__Records shown__
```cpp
static std::atomic<int> g_wgrad_na{0};
static std::atomic<int> g_wgrad_impl{1};
SN_EXPORT int sn_conv_wgrad_impl(int impl, int job_steps) {
  SN_REQUIRE((impl == 0 || impl == 1) && job_steps >= 0, "sn_conv_wgrad_impl: impl in {0, 1}, job_steps >= 0");
  SN_REQUIRE(job_steps / 100000 <= 2, "sn_conv_wgrad_impl: bad tile selector");
  g_wgrad_impl.store(impl, std::memory_order_relaxed);
  g_wgrad_na.store(job_steps / 100000, std::memory_order_relaxed);
  wgrad_ps_set_job_steps(job_steps % 100000);
  return SN_OK;
}

SN_EXPORT int sn_conv_trace(void *buf) {
  conv_dma_set_trace(static_cast<unsigned long long *>(buf));
  return SN_OK;
}

SN_EXPORT int sn_conv_wgrad_trace(void *buf) {
  wgrad_ps_set_trace(static_cast<unsigned long long *>(buf));
  return SN_OK;
}

static bool wgrad_desc_params(const sn_wgrad_desc &d, WgradParams &p) {
  p.dy = (const half_t *)d.dy; p.x = (const half_t *)d.x; p.dw = d.dw;
  p.N = d.N; p.H = d.H; p.W = d.W; p.Cin = d.Cin; p.Cout = d.Cout; p.dy_ps = d.dy_pix_stride; p.x_ps = d.x_pix_stride;
  p.KH = d.KH; p.KW = d.KW; p.stride = d.stride; p.pad = d.pad; p.dil = d.dil;
  if (d.N <= 0 || d.H <= 0 || d.W <= 0 || d.Cin <= 0 || d.Cout <= 0 || d.KH <= 0 || d.KW <= 0 || d.stride <= 0 || d.dil <= 0) return false;
  p.Ho = sn_conv_out(d.H, d.KH, d.stride, d.pad, d.dil);
  p.Wo = sn_conv_out(d.W, d.KW, d.stride, d.pad, d.dil);
  p.slab = nullptr; p.slab_stride = 0; p.units_per_split = 0;
  return p.Ho > 0 && p.Wo > 0;
}

static int wgrad_batch_run(const sn_wgrad_desc *descs, int n, void *ws, size_t ws_bytes, hipStream_t s, bool launch, size_t *need) {
  size_t off = 0;
  WgradParams chunk[kWgradMaxProblems];
  int nc = 0, na = 1;
  auto flush = [&]() -> int {
    if (!nc) return SN_OK;
    WgradBatch tab;
    char *base = ws ? static_cast<char *>(ws) + off : nullptr;
    size_t bytes = wgrad_ps_plan(chunk, nc, tab, base, true, na);
    if (launch) {
      if (bytes && !(ws && off + bytes <= ws_bytes && ((uintptr_t)base % 16) == 0)) bytes = wgrad_ps_plan(chunk, nc, tab, nullptr, false, na);
      if (int rc = wgrad_ps_launch(tab, s, na)) return rc;
    }
    off += bytes;
    nc = 0;
    return SN_OK;
  };
  for (int i = 0; i < n; ++i) {
    WgradParams p;
    SN_REQUIRE(wgrad_desc_params(descs[i], p), "sn_conv_wgrad_batch: bad dims in problem %d", i);
    if (launch) SN_REQUIRE(descs[i].dy && descs[i].x && descs[i].dw, "sn_conv_wgrad_batch: null pointer in problem %d", i);
  }
  auto fill = [](long j) { return j <= 0 ? 0.0 : (double)j / (256.0 * (double)((j + 255) / 256)); };
  for (int pass = 2; pass >= 1; --pass) {
    na = pass;
    long jobs = 0;
    for (int i = 0; i < n; ++i) {
      const sn_wgrad_desc &d = descs[i];
      WgradParams p;
      wgrad_desc_params(d, p);
      if (!(g_wgrad_impl.load(std::memory_order_relaxed) == 1 && wgrad_ps_ok(p))) continue;
      const int na_forced = g_wgrad_na.load(std::memory_order_relaxed);
      const int want = na_forced ? na_forced : (p.Cout > 128 ? 2 : 1);
      if (want != pass) continue;
      const bool flat = p.KH == 1 && p.KW == 1 && p.stride == 1 && p.pad == 0;
      const long steps = flat ? sn_div_up(sn_div_up(p.N * p.H * p.W, 32), 2) : sn_div_up(p.N * p.Ho * sn_div_up(p.Wo, 32), 2);
      const long j = (long)sn_div_up(p.Cout, 128 * na) * sn_div_up(p.Cin, 128) * p.KH * p.KW * ((steps + 399) / 400);
      if (nc && jobs >= 200 && fill(jobs) >= 0.93 && fill(jobs + j) < fill(jobs) - 0.02) {
        if (int rc = flush()) return rc;
        jobs = 0;
      }
      chunk[nc++] = p;
      jobs += j;
      if (nc == kWgradMaxProblems) {
        if (int rc = flush()) return rc;
        jobs = 0;
      }
    }
    if (int rc = flush()) return rc;
  }
  for (int i = 0; i < n; ++i) {
    const sn_wgrad_desc &d = descs[i];
    WgradParams p;
    wgrad_desc_params(d, p);
    if (g_wgrad_impl.load(std::memory_order_relaxed) == 1 && wgrad_ps_ok(p)) continue;
    const size_t bytes = wgrad_legacy_workspace_bytes(d.N, d.H, d.W, d.Cin, d.x_pix_stride, d.Cout, d.dy_pix_stride, d.KH, d.KW, d.stride, d.pad, d.dil);
    if (launch) {
      char *base = ws ? static_cast<char *>(ws) + off : nullptr;
      const size_t have = ws && off + bytes <= ws_bytes ? bytes : 0;
      if (int rc = wgrad_legacy(d.dy, d.x, d.dw, d.N, d.H, d.W, d.Cin, d.x_pix_stride, d.Cout, d.dy_pix_stride, d.KH, d.KW, d.stride, d.pad,
                                d.dil, have ? base : nullptr, have, s))
        return rc;
    }
    off += bytes;
  }
  if (need) *need = off;
  return SN_OK;
}

SN_EXPORT size_t sn_conv_wgrad_batch_workspace_bytes(const sn_wgrad_desc *descs, int n) {
  size_t need = 0;
  if (!descs || n <= 0 || wgrad_batch_run(descs, n, nullptr, 0, nullptr, false, &need)) return 0;
  return need;
}

SN_EXPORT int sn_conv_wgrad_batch(const sn_wgrad_desc *descs, int n, void *ws, size_t ws_bytes, sn_stream_t stream) {
  SN_REQUIRE(descs && n > 0, "sn_conv_wgrad_batch: empty table");
  return wgrad_batch_run(descs, n, ws, ws_bytes, sn_stream(stream), true, nullptr);
}

SN_EXPORT size_t sn_conv_wgrad_workspace_bytes(int N, int H, int W, int Cin, int x_pix_stride, int Cout, int dy_pix_stride, int KH,
                                               int KW, int stride, int pad, int dil) {
  const sn_wgrad_desc d = {nullptr, nullptr, nullptr, N, H, W, Cin, x_pix_stride, Cout, dy_pix_stride, KH, KW, stride, pad, dil};
  return sn_conv_wgrad_batch_workspace_bytes(&d, 1);
}

SN_EXPORT int sn_conv_wgrad(const void *dy, const void *x, float *dw, int N, int H, int W, int Cin, int x_pix_stride,
                            int Cout, int dy_pix_stride, int KH, int KW, int stride, int pad, int dil, void *ws,
                            size_t ws_bytes, sn_stream_t stream) {
// ... 49 lines not shown
```

sniper_amd/csrc/conv_common.h:

```cpp
#pragma once
#include <atomic>
#include "common.h"

struct ConvParams {
  const half_t *x;
  const half_t *w;
  void *y;
  const float *bias;
  const half_t *res;
  int N, H, W;
  int Cin, in_ps;
  int Ho, Wo;
  int Nout, out_ps, res_ps;
  int KH, KW, stride, pad, dil;
  int M;
  int relu, out_f32;
  unsigned x_bytes, w_bytes;
  const half_t *bn_x = nullptr;
  const float *bn_scale = nullptr, *bn_shift = nullptr, *bn_mean = nullptr;
  int bn_x_ps = 0, bn_act = 0;
  unsigned fda_mul = 1, fda_sh = 0, fdb_mul = 1, fdb_sh = 0;
  int rows_img = 1, row_len = 1;
  int cls = 0, cls_mc = 0;
  int ksplit = 1, ksplit_grid = 0;
// ... 70 lines not shown
  return true;
}
static inline unsigned wgrad_grid(WgradParams &p, int gx, int gy, int gz) {
  p.gx = gx; p.gy = gy; p.gz = gz;
  p.per_xcd = (gx * gy * gz + 7) / 8;
  return 8u * (unsigned)p.per_xcd;
}

struct WgradProblem {
  const half_t *dy, *x;
  float *dw, *slab;
  size_t slab_stride;
  int N, H, W, Ho, Wo, Cin, Cout, dy_ps, x_ps, KH, KW, stride, pad, dil;
  int gx, gy, taps, splits, units_per_split, cpr, nunits, item0;
};
constexpr int kWgradMaxProblems = 24;
struct WgradBatch {
  int n, total_items, per_xcd, reserved;
  int xcd_start[9];
  int reserved2;
  unsigned long long *trace;
  WgradProblem p[kWgradMaxProblems];
};
bool wgrad_ps_ok(const WgradParams &p);
size_t wgrad_ps_plan(const WgradParams *ps, int n, WgradBatch &tab, void *ws, bool allow_split, int na);
int wgrad_ps_launch(const WgradBatch &tab, hipStream_t s, int na);
void wgrad_ps_set_job_steps(int steps);
void wgrad_ps_set_trace(unsigned long long *buf);
```

sniper_amd/csrc/conv_wgrad_ps.hip:

```cpp
#include "conv_common.h"
#include <type_traits>

namespace {

constexpr int kTrSecond = 16 * 128;

constexpr unsigned kPoison = 0x80000000u;

constexpr int kTile = 64 * 128;

template <int S, int NA, int MI, bool TRACE>
__global__ __launch_bounds__(64 * (16 * NA / MI + 4)) void wgrad_ps_kernel(const WgradBatch tab) {
  constexpr int NI = 4, NC = 16 * NA / MI, L = 4 * (NA + 1);
  constexpr int kStage = (NA + 1) * kTile;
  static_assert((S - 1) * L < 64, "vmcnt is a 6-bit counter");
  __shared__ __attribute__((aligned(1024))) half_t lds[S * kStage];
  const int tid = threadIdx.x, lane = tid & 63;
  const int wave = __builtin_amdgcn_readfirstlane(tid >> 6);
  const unsigned long long t_entry = TRACE ? __builtin_amdgcn_s_memtime() : 0;
  const int b = blockIdx.x;
  const int item = tab.xcd_start[b & 7] + (b >> 3);
  if (item >= tab.xcd_start[(b & 7) + 1]) return;
  int pi = 0;
  while (pi + 1 < tab.n && item >= tab.p[pi + 1].item0) ++pi;
  const WgradProblem &P = tab.p[pi];
  const int gx = P.gx, taps = P.taps, tiles = gx * P.gy;
  int r = item - P.item0;
  const int bz = r / tiles;
  r -= bz * tiles;
  const int by = r / gx, bx = r - by * gx;
  const int split = bz / taps, tap = bz - split * taps;
  const int kh = tap / P.KW, kw = tap - kh * P.KW;
  const int co0 = bx * (128 * NA), ci0 = by * 128;
  const int Cout = P.Cout, Cin = P.Cin;
  const int u_begin = split * P.units_per_split, u_end = min(P.nunits, u_begin + P.units_per_split);
  const int nk = u_end > u_begin ? (u_end - u_begin + 1) >> 1 : 0;

  if (wave >= NC) {
    const int h = (wave - NC) >> 1, sub = (wave - NC) & 1;
    const int r4 = lane >> 4, slot = lane & 15;
    const unsigned dy_ps_b = (unsigned)P.dy_ps * 2u, x_ps_b = (unsigned)P.x_ps * 2u;
    const int stride = P.stride, Wo = P.Wo, Ho = P.Ho, H = P.H, W = P.W, cpr = P.cpr;
    const int row_shift = kh * P.dil - P.pad;
    unsigned a_base[NA][2], b_base[2];
#pragma unroll
    for (int o = 0; o < 2; ++o) {
      const int gc = ((((slot >> 1) ^ ((o << 2) | r4)) << 1) | (slot & 1));
      const int ur = 16 * sub + r4;
#pragma unroll
      for (int ta = 0; ta < NA; ++ta) {
// ... 32 lines not shown
          it_xc = 0;
          ++it_r;
          if (++it_oy == Ho) { it_oy = 0; ++it_img; }
        }
    };
#pragma unroll
    for (int s = 0; s < S - 1; ++s)
      if (s < nk) issue(s);
    int nxt = S - 1;
    unsigned long long c_wait = 0, c_bar = 0, c_issue = 0, t0 = 0, t1 = 0, t2 = 0;
    for (int t = 0; t < nk; ++t) {
      if (TRACE) t0 = __builtin_amdgcn_s_memtime();
      const int young = min(S - 2, nk - 1 - t);
      if (S > 3 && young >= 2) wait_vmcnt<(S > 3 ? 2 : 0) * L>();
      else if (S > 2 && young == 1) wait_vmcnt<(S > 2 ? 1 : 0) * L>();
      else wait_vmcnt<0>();
      if (TRACE) t1 = __builtin_amdgcn_s_memtime();
      __builtin_amdgcn_s_barrier();
      if (TRACE) t2 = __builtin_amdgcn_s_memtime();
      if (t + S - 1 < nk) issue(nxt);
      nxt = nxt + 1 == S ? 0 : nxt + 1;
      if (TRACE) { c_wait += t1 - t0; c_bar += t2 - t1; c_issue += __builtin_amdgcn_s_memtime() - t2; }
    }
    if (TRACE && wave == NC && lane == 0 && tab.trace) {
      unsigned long long *o = tab.trace + (size_t)item * 8;
      o[4] = c_wait; o[5] = c_bar; o[6] = c_issue;
    }
    return;
  }

  const int wm = wave >> 1, wn = wave & 1;
  const int fr = lane & 15, fq = lane >> 4;
  const int row0 = fq * 4 + (fr >> 2), q7 = row0 & 7;
  int a_off[MI], b_off[NI];
#pragma unroll
  for (int i = 0; i < MI; ++i) {
    const int rb = wm * MI + i;
    a_off[i] = (rb >> 3) * kTile + row0 * 128 + ((((rb & 7) ^ q7) << 4) | ((fr & 3) << 2));
  }
#pragma unroll
  for (int jn = 0; jn < NI; ++jn) b_off[jn] = row0 * 128 + ((((wn * 4 + jn) ^ q7) << 4) | ((fr & 3) << 2));
  floatx4 acc[MI][NI];
#pragma unroll
  for (int i = 0; i < MI; ++i)
#pragma unroll
    for (int jn = 0; jn < NI; ++jn) acc[i][jn] = floatx4{0.f, 0.f, 0.f, 0.f};
  unsigned long long c_bar = 0, tb = 0;
  const unsigned long long t_loop = TRACE ? __builtin_amdgcn_s_memtime() : 0;
// ... 29 lines not shown
  };
  if (nk > 0) {
    step_barrier();
    read(0, 0, fa0, fb0);
    __builtin_amdgcn_sched_barrier(0);
  }
  int cur = 0, nxt = 1;
  for (int t = 0; t + 1 < nk; ++t) {
    mma(fa0, fb0);
    read(cur, 1, fa1, fb1);
    interleave();
    step_barrier();
    __builtin_amdgcn_sched_barrier(0);
    mma(fa1, fb1);
    read(nxt, 0, fa0, fb0);
    interleave();
    cur = nxt;
    nxt = nxt + 1 == S ? 0 : nxt + 1;
  }
  if (nk > 0) {
    mma(fa0, fb0);
    read(cur, 1, fa1, fb1);
    interleave();
    mma(fa1, fb1);
  }
  const unsigned long long t_epi = TRACE ? __builtin_amdgcn_s_memtime() : 0;
  float *dst = P.slab ? P.slab + (size_t)split * P.slab_stride : P.dw;
  const bool to_slab = P.slab != nullptr;
  if ((Cin & 3) == 0) {
#pragma unroll
    for (int i0 = 0; i0 < MI; i0 += 4) {
      float *q[4][NI];
      bool ok[4][NI];
#pragma unroll
      for (int i = 0; i < 4; ++i)
#pragma unroll
        for (int jn = 0; jn < NI; ++jn) {
          const int co = co0 + (wm * MI + i0 + i) * 16 + fr, ci = ci0 + wn * 64 + jn * 16 + fq * 4;
          ok[i][jn] = co < Cout && ci < Cin;
          q[i][jn] = dst + ((size_t)co * taps + tap) * Cin + ci;
        }
      if (!to_slab) {
        float4 o[4][NI];
#pragma unroll
        for (int i = 0; i < 4; ++i)
#pragma unroll
          for (int jn = 0; jn < NI; ++jn) o[i][jn] = ok[i][jn] ? *reinterpret_cast<const float4 *>(q[i][jn]) : make_float4(0.f, 0.f, 0.f, 0.f);
#pragma unroll
// ... 5 lines not shown
          }
      }
#pragma unroll
      for (int i = 0; i < 4; ++i)
#pragma unroll
        for (int jn = 0; jn < NI; ++jn)
          if (ok[i][jn]) *reinterpret_cast<float4 *>(q[i][jn]) = make_float4(acc[i0 + i][jn][0], acc[i0 + i][jn][1], acc[i0 + i][jn][2], acc[i0 + i][jn][3]);
    }
  } else {
#pragma unroll
    for (int i = 0; i < MI; ++i) {
      const int co = co0 + (wm * MI + i) * 16 + fr;
      if (co >= Cout) continue;
#pragma unroll
      for (int jn = 0; jn < NI; ++jn) {
        const int ci = ci0 + wn * 64 + jn * 16 + fq * 4;
        float *qq = dst + ((size_t)co * taps + tap) * Cin + ci;
#pragma unroll
        for (int rr = 0; rr < 4; ++rr)
          if (ci + rr < Cin) qq[rr] = to_slab ? acc[i][jn][rr] : qq[rr] + acc[i][jn][rr];
      }
    }
  }
  if (TRACE && wave == 0 && lane == 0 && tab.trace) {
    asm volatile("s_waitcnt vmcnt(0)" ::: "memory");
    const unsigned long long t_end = __builtin_amdgcn_s_memtime();
    unsigned long long *o = tab.trace + (size_t)item * 8;
    o[0] = t_end - t_entry; o[1] = t_epi - t_loop; o[2] = c_bar; o[3] = t_end - t_epi; o[7] = (unsigned long long)nk;
  }
}
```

__What is needed__
Reproduce every line in the records above that contains the word "nullptr".

__Completed task__
  p.slab = nullptr; p.slab_stride = 0; p.units_per_split = 0;
    char *base = ws ? static_cast<char *>(ws) + off : nullptr;
      if (bytes && !(ws && off + bytes <= ws_bytes && ((uintptr_t)base % 16) == 0)) bytes = wgrad_ps_plan(chunk, nc, tab, nullptr, false, na);
      char *base = ws ? static_cast<char *>(ws) + off : nullptr;
                                d.dil, have ? base : nullptr, have, s))
  if (!descs || n <= 0 || wgrad_batch_run(descs, n, nullptr, 0, nullptr, false, &need)) return 0;
  return wgrad_batch_run(descs, n, ws, ws_bytes, sn_stream(stream), true, nullptr);
  const sn_wgrad_desc d = {nullptr, nullptr, nullptr, N, H, W, Cin, x_pix_stride, Cout, dy_pix_stride, KH, KW, stride, pad, dil};
  const half_t *bn_x = nullptr;
  const float *bn_scale = nullptr, *bn_shift = nullptr, *bn_mean = nullptr;
  const bool to_slab = P.slab != nullptr;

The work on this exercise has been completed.